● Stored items
※ ※ ※

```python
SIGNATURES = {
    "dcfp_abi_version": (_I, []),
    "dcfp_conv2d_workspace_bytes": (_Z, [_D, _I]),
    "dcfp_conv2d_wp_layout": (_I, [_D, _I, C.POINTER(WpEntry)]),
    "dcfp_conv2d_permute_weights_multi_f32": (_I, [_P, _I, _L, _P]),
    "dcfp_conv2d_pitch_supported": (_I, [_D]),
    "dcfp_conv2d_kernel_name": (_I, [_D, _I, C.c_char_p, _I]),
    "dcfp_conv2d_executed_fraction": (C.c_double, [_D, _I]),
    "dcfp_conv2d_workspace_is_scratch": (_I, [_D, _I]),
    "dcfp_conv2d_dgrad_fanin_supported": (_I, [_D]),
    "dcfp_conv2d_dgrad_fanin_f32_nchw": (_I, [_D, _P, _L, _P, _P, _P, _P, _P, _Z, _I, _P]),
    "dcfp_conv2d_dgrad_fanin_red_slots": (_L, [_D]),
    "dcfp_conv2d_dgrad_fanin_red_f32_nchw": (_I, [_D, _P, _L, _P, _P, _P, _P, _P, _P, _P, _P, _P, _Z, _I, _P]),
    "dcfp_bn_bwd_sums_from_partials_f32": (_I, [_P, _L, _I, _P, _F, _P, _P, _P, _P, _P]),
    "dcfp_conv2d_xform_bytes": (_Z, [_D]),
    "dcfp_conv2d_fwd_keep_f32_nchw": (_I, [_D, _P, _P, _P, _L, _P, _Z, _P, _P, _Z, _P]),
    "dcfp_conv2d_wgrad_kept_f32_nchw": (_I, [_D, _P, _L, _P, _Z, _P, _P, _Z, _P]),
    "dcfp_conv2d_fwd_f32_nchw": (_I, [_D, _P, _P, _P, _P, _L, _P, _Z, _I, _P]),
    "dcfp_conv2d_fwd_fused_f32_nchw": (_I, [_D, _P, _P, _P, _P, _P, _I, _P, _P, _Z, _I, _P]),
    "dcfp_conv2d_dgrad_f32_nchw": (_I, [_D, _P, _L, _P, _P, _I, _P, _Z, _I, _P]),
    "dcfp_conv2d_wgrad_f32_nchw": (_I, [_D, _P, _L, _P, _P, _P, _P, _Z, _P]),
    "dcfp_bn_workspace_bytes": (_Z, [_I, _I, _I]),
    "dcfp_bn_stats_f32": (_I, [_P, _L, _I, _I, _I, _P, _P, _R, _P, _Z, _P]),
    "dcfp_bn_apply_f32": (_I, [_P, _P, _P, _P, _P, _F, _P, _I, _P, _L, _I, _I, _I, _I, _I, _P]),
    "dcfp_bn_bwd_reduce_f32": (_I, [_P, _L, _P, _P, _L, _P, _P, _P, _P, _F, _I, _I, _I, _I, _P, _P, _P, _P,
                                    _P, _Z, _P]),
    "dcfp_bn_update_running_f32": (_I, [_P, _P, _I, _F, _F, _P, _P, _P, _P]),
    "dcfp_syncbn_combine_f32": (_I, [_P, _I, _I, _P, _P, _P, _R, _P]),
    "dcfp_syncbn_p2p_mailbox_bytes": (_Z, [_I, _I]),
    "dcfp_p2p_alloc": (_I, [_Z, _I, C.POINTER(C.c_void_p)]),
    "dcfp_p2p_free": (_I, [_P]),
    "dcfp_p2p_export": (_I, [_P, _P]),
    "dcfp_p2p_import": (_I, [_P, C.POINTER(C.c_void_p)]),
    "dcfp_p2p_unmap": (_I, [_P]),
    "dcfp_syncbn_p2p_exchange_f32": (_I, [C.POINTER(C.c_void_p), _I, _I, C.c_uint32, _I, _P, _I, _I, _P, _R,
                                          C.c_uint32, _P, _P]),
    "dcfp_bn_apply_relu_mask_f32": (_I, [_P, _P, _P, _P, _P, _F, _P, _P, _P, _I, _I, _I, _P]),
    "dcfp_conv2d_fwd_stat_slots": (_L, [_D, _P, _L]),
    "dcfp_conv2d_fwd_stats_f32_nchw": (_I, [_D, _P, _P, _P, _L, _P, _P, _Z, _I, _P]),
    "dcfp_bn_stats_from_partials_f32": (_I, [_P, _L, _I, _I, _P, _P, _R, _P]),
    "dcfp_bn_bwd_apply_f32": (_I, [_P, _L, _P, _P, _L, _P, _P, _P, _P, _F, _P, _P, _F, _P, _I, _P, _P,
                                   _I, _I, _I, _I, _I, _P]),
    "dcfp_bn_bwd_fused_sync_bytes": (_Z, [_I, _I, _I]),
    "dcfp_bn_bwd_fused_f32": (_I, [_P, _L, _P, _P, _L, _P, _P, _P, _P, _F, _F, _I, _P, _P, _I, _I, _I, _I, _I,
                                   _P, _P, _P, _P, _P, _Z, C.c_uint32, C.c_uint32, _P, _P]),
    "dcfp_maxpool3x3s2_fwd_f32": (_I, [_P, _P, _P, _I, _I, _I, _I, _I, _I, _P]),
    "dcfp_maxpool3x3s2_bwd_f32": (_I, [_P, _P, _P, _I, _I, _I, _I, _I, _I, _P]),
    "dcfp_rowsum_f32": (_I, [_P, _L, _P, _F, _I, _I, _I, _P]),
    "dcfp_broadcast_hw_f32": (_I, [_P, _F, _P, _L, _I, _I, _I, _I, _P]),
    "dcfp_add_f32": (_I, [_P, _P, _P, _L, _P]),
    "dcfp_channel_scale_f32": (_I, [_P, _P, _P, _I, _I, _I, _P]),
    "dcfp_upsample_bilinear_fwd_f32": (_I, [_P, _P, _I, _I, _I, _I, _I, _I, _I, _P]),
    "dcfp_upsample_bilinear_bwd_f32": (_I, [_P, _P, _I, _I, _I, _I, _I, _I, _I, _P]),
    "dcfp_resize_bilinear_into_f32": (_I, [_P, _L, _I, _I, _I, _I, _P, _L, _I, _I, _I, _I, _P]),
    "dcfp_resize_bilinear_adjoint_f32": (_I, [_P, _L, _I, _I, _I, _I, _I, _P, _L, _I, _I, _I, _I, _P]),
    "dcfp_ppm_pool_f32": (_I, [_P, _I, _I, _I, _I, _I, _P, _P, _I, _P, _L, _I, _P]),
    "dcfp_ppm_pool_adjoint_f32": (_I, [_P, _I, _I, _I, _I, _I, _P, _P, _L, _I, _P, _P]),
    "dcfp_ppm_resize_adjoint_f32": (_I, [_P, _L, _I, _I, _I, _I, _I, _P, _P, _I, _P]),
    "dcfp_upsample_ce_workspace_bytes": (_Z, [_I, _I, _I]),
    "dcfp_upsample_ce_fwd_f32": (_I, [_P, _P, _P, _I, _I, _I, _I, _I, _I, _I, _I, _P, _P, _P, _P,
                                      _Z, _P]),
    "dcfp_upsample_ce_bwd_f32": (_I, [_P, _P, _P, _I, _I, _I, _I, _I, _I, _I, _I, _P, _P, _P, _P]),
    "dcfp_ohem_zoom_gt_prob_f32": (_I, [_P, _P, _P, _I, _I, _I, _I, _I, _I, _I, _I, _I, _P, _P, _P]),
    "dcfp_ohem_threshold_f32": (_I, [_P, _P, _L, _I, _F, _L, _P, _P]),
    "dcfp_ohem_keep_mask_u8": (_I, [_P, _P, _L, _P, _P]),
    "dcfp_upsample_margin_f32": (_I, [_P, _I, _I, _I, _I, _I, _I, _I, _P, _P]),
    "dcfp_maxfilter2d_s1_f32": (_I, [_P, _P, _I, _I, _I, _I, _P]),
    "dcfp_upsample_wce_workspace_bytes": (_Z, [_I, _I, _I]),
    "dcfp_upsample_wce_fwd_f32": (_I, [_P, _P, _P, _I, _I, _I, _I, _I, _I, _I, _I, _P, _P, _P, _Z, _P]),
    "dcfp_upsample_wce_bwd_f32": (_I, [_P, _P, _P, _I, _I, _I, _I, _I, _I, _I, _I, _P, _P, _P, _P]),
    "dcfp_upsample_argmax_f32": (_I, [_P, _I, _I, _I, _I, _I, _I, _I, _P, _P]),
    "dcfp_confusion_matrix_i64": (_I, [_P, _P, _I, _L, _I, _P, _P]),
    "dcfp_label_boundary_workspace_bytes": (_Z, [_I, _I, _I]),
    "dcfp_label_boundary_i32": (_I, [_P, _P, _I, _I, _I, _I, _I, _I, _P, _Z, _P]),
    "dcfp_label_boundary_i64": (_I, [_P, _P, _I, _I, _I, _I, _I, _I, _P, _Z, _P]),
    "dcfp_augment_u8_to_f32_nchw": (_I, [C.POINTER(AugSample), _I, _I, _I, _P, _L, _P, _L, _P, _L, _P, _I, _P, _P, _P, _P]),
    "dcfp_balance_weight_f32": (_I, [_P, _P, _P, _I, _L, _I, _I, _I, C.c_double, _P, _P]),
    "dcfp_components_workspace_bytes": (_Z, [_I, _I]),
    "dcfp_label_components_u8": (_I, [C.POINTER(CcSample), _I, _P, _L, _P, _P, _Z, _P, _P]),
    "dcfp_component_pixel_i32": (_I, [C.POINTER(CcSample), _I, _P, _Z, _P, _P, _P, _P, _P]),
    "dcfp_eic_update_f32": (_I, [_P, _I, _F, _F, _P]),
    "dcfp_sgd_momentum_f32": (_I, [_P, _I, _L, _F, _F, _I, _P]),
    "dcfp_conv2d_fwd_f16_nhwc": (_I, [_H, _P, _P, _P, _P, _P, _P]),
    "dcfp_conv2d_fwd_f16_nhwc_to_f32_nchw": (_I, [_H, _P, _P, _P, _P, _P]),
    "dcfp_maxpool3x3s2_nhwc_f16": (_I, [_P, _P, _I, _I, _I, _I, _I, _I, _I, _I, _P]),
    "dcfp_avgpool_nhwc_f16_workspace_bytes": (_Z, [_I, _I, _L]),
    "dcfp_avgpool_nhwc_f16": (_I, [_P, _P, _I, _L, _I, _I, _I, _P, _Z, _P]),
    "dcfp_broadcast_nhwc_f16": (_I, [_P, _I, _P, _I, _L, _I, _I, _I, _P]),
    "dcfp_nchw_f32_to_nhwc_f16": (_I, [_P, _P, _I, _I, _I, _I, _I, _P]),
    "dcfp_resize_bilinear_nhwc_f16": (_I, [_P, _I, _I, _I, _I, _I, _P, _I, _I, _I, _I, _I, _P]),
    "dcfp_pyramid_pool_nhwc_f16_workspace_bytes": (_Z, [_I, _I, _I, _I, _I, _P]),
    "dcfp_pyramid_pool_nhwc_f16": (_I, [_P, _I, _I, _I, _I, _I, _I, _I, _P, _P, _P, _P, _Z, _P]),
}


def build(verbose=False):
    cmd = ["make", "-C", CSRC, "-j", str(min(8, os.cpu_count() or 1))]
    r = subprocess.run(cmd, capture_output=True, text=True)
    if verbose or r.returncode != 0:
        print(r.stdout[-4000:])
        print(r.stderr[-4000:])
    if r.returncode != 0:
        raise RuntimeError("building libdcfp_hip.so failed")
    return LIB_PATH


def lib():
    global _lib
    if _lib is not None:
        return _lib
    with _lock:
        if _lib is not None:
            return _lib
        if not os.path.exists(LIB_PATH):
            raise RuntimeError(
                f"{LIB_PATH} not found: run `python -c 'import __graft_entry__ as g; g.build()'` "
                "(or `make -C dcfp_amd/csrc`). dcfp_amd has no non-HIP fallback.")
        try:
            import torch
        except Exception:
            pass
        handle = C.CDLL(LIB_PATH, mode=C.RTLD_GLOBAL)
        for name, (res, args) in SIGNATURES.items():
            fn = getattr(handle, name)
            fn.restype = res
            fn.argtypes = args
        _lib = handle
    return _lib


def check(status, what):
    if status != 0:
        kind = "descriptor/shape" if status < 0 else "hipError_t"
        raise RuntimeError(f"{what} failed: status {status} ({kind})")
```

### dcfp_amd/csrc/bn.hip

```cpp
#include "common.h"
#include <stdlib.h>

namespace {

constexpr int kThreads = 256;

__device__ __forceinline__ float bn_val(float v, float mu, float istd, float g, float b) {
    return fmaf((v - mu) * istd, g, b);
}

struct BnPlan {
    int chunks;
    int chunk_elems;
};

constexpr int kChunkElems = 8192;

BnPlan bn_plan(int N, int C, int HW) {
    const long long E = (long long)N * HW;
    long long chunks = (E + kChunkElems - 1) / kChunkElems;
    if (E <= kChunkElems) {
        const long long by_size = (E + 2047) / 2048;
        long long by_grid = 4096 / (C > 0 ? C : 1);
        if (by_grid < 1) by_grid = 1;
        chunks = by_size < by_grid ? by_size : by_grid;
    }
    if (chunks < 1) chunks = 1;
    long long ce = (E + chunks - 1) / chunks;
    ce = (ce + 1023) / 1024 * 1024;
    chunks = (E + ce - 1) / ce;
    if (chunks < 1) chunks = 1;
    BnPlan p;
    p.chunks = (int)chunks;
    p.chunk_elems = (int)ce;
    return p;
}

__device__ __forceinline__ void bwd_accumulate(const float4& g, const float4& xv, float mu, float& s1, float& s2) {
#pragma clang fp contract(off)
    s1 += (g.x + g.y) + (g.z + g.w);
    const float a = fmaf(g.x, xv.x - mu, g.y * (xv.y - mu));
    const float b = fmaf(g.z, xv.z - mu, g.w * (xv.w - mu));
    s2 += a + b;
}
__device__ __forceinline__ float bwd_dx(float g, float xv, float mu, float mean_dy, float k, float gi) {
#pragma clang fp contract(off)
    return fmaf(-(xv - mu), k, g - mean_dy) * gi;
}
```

※ ※ ※

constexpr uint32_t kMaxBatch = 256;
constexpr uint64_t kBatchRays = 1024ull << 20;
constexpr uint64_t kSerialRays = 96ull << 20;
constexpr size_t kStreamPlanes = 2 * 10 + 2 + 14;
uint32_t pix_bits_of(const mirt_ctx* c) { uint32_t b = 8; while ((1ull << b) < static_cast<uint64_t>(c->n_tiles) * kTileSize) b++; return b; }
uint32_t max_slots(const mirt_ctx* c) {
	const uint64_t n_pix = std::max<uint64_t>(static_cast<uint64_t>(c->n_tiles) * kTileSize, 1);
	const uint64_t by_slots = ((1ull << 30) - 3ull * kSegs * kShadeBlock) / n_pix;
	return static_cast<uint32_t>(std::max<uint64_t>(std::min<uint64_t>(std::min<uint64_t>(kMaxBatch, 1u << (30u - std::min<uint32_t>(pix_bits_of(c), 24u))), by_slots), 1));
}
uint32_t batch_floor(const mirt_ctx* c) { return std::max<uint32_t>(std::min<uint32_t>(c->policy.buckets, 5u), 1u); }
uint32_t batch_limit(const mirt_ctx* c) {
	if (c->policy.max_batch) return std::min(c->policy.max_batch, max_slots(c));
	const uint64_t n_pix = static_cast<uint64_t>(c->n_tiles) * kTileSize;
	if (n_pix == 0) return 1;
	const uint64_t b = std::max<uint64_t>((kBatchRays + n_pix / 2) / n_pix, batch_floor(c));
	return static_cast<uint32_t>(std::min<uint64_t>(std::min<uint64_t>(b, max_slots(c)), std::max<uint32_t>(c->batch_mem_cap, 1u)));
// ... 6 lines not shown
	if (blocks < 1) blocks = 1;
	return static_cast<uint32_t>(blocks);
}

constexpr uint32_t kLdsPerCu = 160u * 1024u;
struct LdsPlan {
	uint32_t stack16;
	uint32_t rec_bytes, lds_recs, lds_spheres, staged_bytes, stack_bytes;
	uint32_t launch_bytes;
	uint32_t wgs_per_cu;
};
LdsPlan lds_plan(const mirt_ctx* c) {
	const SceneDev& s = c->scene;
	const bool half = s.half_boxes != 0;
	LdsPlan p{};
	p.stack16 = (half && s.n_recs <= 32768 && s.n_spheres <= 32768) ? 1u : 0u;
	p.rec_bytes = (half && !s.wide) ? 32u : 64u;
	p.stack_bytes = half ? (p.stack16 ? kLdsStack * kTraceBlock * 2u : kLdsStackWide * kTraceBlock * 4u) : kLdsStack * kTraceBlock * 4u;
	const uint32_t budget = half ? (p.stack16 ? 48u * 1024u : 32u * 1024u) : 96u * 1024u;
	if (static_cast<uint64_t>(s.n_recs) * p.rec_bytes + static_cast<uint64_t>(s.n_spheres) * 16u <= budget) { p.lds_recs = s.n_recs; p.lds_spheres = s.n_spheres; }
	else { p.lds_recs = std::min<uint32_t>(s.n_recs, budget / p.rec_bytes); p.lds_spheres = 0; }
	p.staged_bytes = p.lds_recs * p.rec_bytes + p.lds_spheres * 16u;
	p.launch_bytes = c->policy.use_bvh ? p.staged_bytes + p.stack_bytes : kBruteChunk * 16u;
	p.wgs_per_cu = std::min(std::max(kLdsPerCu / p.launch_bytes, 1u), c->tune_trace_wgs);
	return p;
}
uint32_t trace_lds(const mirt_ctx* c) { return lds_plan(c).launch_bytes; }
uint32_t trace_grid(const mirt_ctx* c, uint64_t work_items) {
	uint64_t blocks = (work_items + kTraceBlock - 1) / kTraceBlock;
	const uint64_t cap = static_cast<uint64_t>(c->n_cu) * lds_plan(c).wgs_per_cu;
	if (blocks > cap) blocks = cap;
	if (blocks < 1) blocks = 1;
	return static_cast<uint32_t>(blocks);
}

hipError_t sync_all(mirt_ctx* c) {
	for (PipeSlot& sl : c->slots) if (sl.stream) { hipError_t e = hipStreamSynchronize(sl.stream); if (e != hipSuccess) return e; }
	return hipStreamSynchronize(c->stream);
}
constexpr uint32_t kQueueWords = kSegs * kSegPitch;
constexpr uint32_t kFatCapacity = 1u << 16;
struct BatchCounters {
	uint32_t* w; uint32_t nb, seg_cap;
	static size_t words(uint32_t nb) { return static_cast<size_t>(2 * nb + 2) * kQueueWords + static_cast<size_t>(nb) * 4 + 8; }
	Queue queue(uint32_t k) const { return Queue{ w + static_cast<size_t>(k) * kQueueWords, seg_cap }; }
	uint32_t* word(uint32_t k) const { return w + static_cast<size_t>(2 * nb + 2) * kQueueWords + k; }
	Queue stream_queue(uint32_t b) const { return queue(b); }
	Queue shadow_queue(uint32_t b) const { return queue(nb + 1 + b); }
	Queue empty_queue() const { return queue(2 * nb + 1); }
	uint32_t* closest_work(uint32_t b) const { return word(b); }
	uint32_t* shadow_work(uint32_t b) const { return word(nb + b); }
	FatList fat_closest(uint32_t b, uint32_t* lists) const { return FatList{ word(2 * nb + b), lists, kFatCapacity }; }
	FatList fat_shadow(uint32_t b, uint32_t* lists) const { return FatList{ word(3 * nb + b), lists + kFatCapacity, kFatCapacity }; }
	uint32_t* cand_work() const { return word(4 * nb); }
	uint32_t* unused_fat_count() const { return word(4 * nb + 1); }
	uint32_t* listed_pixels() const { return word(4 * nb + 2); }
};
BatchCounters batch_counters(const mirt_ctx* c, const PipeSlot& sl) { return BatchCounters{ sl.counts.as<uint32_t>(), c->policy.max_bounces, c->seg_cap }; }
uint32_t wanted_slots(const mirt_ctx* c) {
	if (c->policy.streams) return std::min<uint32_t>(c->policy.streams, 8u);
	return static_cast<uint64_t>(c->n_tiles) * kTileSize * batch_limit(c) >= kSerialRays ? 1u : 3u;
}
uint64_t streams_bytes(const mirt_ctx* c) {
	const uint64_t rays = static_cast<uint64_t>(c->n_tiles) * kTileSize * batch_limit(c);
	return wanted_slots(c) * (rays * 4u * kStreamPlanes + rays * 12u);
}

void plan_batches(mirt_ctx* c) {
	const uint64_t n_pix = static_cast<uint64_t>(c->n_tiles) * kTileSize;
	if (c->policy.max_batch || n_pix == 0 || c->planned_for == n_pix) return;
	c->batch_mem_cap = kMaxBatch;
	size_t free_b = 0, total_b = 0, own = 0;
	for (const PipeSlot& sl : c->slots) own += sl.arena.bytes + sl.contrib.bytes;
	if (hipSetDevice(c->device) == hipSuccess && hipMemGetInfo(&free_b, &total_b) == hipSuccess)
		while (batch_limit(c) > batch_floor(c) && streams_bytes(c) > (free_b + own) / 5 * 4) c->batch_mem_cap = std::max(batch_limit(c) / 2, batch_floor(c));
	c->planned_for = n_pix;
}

※ ※ ※

● Work request
For this exercise, repeat exactly the lines of the data above from the one with "Queue queue(uint32_t k)" down to the one with "Queue empty_queue() const", both end lines included.

● Response below
	Queue queue(uint32_t k) const { return Queue{ w + static_cast<size_t>(k) * kQueueWords, seg_cap }; }
	uint32_t* word(uint32_t k) const { return w + static_cast<size_t>(2 * nb + 2) * kQueueWords + k; }
	Queue stream_queue(uint32_t b) const { return queue(b); }
	Queue shadow_queue(uint32_t b) const { return queue(nb + 1 + b); }
	Queue empty_queue() const { return queue(2 * nb + 1); }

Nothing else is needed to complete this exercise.